Data to use START

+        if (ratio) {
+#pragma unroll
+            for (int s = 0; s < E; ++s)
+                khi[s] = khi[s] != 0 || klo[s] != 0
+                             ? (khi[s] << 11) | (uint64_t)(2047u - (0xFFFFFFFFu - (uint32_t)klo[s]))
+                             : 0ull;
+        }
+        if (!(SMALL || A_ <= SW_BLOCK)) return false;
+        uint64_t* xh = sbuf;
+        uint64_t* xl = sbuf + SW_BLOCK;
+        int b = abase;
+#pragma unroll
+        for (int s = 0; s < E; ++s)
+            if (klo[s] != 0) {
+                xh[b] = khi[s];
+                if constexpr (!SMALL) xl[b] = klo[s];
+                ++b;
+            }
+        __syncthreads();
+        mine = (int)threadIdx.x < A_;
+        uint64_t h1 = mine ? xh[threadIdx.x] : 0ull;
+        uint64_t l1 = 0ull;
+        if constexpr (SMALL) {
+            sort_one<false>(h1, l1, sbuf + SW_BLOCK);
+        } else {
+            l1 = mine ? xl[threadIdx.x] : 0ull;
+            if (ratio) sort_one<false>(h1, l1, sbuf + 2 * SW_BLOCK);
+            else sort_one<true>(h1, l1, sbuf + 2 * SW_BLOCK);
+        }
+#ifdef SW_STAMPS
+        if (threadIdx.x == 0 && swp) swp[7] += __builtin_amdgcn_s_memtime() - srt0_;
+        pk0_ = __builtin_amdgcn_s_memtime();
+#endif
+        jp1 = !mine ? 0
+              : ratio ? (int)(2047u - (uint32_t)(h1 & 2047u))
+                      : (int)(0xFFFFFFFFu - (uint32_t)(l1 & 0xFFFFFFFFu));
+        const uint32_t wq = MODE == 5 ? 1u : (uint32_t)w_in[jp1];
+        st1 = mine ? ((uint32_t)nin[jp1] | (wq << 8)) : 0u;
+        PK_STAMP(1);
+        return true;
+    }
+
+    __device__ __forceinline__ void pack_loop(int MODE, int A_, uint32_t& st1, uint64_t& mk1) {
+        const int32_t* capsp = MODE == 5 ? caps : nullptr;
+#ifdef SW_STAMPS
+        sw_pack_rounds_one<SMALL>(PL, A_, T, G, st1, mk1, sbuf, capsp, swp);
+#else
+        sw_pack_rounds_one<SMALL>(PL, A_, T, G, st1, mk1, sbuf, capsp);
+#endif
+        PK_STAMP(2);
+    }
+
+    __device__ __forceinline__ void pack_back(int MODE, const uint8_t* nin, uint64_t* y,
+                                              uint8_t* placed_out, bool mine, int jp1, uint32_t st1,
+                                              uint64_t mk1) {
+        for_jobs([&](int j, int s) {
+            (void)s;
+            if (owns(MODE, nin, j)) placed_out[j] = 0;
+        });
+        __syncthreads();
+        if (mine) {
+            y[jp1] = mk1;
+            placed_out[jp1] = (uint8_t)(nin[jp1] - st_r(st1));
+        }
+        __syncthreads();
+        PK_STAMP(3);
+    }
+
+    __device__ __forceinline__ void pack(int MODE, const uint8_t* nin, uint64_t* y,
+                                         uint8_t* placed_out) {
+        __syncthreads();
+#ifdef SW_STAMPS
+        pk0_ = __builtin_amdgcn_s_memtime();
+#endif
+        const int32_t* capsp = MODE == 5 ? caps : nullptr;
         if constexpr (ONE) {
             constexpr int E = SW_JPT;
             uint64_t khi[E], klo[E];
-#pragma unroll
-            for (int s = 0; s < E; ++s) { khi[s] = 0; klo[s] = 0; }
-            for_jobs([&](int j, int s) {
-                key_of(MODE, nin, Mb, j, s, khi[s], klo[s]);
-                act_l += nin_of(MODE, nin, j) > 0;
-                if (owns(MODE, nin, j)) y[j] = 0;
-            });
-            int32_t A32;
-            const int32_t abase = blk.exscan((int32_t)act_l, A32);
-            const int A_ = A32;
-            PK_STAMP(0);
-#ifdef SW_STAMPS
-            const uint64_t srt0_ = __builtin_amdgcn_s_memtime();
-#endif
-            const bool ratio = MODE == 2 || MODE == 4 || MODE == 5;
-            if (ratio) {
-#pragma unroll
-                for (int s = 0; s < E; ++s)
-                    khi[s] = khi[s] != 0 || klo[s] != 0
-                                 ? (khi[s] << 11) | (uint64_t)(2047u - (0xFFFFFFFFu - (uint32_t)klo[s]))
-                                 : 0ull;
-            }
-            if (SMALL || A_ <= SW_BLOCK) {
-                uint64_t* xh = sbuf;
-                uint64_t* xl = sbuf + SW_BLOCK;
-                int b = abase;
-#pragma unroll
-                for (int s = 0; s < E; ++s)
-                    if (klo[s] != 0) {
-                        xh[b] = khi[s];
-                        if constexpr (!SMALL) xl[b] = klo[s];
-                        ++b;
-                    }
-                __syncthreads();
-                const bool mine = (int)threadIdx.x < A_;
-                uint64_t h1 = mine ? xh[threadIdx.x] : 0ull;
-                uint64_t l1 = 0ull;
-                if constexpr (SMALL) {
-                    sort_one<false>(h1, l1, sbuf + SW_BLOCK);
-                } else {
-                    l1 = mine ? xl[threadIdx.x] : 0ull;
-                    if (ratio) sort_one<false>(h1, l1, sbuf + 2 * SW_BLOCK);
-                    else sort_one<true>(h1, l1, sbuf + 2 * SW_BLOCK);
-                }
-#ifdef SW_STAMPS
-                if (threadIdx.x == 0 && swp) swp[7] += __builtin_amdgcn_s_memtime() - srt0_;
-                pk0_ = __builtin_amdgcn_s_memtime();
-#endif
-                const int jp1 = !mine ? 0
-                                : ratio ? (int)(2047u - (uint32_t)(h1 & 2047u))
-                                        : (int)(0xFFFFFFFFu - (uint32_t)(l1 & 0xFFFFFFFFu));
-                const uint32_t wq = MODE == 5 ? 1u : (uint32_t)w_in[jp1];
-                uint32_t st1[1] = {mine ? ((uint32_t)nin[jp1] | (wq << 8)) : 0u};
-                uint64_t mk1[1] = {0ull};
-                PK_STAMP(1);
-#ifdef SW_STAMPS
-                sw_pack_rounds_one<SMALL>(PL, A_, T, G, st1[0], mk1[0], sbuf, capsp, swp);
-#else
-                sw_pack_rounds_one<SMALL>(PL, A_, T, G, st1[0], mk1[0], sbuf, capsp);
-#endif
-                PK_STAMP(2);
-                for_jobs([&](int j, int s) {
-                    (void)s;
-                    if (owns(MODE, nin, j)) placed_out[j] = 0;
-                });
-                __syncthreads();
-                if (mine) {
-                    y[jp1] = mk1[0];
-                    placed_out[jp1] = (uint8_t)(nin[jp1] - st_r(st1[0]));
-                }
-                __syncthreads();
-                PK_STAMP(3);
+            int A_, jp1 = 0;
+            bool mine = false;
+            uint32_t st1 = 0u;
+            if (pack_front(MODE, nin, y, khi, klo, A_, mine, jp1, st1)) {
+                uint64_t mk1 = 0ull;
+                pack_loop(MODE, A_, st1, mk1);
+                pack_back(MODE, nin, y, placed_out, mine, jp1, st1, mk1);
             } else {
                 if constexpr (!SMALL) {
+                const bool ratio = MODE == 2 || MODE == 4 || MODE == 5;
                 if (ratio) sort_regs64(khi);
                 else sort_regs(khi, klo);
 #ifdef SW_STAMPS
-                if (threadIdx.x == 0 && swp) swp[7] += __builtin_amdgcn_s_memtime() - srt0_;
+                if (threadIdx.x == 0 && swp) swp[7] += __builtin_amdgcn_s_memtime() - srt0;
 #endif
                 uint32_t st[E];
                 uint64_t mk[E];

Data to use END
Data to use START

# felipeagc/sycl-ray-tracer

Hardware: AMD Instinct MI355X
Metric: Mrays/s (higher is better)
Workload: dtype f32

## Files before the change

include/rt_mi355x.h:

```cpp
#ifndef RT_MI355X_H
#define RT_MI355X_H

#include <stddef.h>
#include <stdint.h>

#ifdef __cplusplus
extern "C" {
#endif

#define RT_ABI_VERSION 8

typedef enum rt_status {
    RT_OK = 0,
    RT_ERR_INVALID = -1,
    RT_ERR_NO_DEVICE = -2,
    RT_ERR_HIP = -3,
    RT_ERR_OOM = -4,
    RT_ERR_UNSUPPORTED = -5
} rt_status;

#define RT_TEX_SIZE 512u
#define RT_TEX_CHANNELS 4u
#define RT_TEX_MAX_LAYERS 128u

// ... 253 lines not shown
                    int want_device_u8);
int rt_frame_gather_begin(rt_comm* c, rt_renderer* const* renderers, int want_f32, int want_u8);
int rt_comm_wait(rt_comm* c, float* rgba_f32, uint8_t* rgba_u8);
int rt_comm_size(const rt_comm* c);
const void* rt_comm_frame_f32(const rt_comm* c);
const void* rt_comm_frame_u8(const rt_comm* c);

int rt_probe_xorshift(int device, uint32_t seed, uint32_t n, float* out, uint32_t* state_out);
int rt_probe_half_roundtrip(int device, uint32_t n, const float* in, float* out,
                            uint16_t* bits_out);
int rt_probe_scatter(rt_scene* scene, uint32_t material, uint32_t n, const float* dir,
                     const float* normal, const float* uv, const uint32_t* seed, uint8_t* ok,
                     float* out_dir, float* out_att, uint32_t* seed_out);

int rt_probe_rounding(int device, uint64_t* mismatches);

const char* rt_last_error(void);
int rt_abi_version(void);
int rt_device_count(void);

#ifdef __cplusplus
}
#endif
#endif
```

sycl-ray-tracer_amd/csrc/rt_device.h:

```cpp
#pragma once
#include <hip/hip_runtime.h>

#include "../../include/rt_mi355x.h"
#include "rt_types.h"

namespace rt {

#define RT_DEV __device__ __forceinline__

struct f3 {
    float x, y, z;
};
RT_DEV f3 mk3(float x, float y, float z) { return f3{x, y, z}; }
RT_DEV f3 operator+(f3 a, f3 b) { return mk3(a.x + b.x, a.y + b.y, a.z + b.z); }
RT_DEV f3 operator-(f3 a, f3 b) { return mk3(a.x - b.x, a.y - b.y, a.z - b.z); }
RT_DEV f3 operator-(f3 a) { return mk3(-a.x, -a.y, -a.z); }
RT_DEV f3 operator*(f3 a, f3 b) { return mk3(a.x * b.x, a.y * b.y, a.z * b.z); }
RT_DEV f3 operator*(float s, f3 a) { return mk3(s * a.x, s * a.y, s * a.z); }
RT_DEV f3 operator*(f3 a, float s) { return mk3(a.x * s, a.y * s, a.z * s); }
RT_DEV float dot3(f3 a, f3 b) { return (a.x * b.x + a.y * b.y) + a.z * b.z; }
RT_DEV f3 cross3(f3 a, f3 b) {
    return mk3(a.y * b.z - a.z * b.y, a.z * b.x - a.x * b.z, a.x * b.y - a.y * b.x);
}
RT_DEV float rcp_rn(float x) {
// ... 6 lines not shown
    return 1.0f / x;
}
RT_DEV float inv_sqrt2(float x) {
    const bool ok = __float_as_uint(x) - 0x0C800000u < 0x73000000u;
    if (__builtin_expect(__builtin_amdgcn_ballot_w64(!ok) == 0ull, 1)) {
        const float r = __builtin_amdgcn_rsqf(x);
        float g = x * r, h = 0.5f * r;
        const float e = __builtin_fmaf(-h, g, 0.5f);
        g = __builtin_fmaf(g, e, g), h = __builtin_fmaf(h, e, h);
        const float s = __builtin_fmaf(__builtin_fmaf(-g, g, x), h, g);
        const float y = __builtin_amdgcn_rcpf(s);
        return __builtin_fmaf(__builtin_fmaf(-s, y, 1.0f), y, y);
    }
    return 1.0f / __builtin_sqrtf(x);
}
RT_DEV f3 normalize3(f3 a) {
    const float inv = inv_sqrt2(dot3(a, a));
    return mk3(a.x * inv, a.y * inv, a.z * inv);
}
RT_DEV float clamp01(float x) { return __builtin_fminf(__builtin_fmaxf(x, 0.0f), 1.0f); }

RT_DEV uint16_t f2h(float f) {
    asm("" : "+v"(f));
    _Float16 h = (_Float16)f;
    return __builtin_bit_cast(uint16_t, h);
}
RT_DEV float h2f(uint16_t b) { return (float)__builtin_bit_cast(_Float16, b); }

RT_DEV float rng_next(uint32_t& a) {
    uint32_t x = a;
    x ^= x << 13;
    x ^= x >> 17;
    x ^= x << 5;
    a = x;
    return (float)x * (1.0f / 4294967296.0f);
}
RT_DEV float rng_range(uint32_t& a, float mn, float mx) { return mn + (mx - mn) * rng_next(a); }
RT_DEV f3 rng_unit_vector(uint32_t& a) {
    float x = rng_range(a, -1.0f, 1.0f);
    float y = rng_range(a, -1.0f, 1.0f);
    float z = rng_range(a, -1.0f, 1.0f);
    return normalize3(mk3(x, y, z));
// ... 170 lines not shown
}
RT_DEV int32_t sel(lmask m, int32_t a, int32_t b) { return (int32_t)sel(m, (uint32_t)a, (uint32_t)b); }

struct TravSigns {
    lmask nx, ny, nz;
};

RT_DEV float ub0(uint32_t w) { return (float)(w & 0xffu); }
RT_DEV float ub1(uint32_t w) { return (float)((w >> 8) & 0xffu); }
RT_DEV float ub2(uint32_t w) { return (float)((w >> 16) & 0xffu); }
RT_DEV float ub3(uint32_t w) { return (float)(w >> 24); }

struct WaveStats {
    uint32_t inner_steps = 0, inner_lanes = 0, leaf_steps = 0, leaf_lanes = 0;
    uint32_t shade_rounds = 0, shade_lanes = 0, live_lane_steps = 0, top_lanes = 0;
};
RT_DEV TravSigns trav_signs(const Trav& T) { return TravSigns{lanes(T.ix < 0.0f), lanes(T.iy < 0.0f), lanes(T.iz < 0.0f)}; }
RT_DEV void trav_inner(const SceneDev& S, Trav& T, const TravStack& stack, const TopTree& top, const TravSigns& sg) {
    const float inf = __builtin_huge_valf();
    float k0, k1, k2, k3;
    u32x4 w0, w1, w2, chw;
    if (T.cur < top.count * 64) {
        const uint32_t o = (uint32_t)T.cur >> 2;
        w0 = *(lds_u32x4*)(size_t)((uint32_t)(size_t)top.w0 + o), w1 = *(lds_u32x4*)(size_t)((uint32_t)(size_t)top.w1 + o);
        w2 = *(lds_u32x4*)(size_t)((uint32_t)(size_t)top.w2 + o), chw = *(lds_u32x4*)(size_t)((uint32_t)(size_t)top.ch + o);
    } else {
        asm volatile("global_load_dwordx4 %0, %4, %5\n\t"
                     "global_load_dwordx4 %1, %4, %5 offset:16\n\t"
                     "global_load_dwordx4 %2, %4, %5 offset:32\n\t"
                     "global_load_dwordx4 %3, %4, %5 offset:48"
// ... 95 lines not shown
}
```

Data to use END

▸ Task requirements:
Search the listing above for the string "void" and return each line it appears on.

▸ Exercise answer:
+    __device__ __forceinline__ void pack_loop(int MODE, int A_, uint32_t& st1, uint64_t& mk1) {
+    __device__ __forceinline__ void pack_back(int MODE, const uint8_t* nin, uint64_t* y,
+            (void)s;
+    __device__ __forceinline__ void pack(int MODE, const uint8_t* nin, uint64_t* y,
-                    (void)s;
const void* rt_comm_frame_f32(const rt_comm* c);
const void* rt_comm_frame_u8(const rt_comm* c);
const char* rt_last_error(void);
int rt_abi_version(void);
int rt_device_count(void);
RT_DEV void trav_inner(const SceneDev& S, Trav& T, const TravStack& stack, const TopTree& top, const TravSigns& sg) {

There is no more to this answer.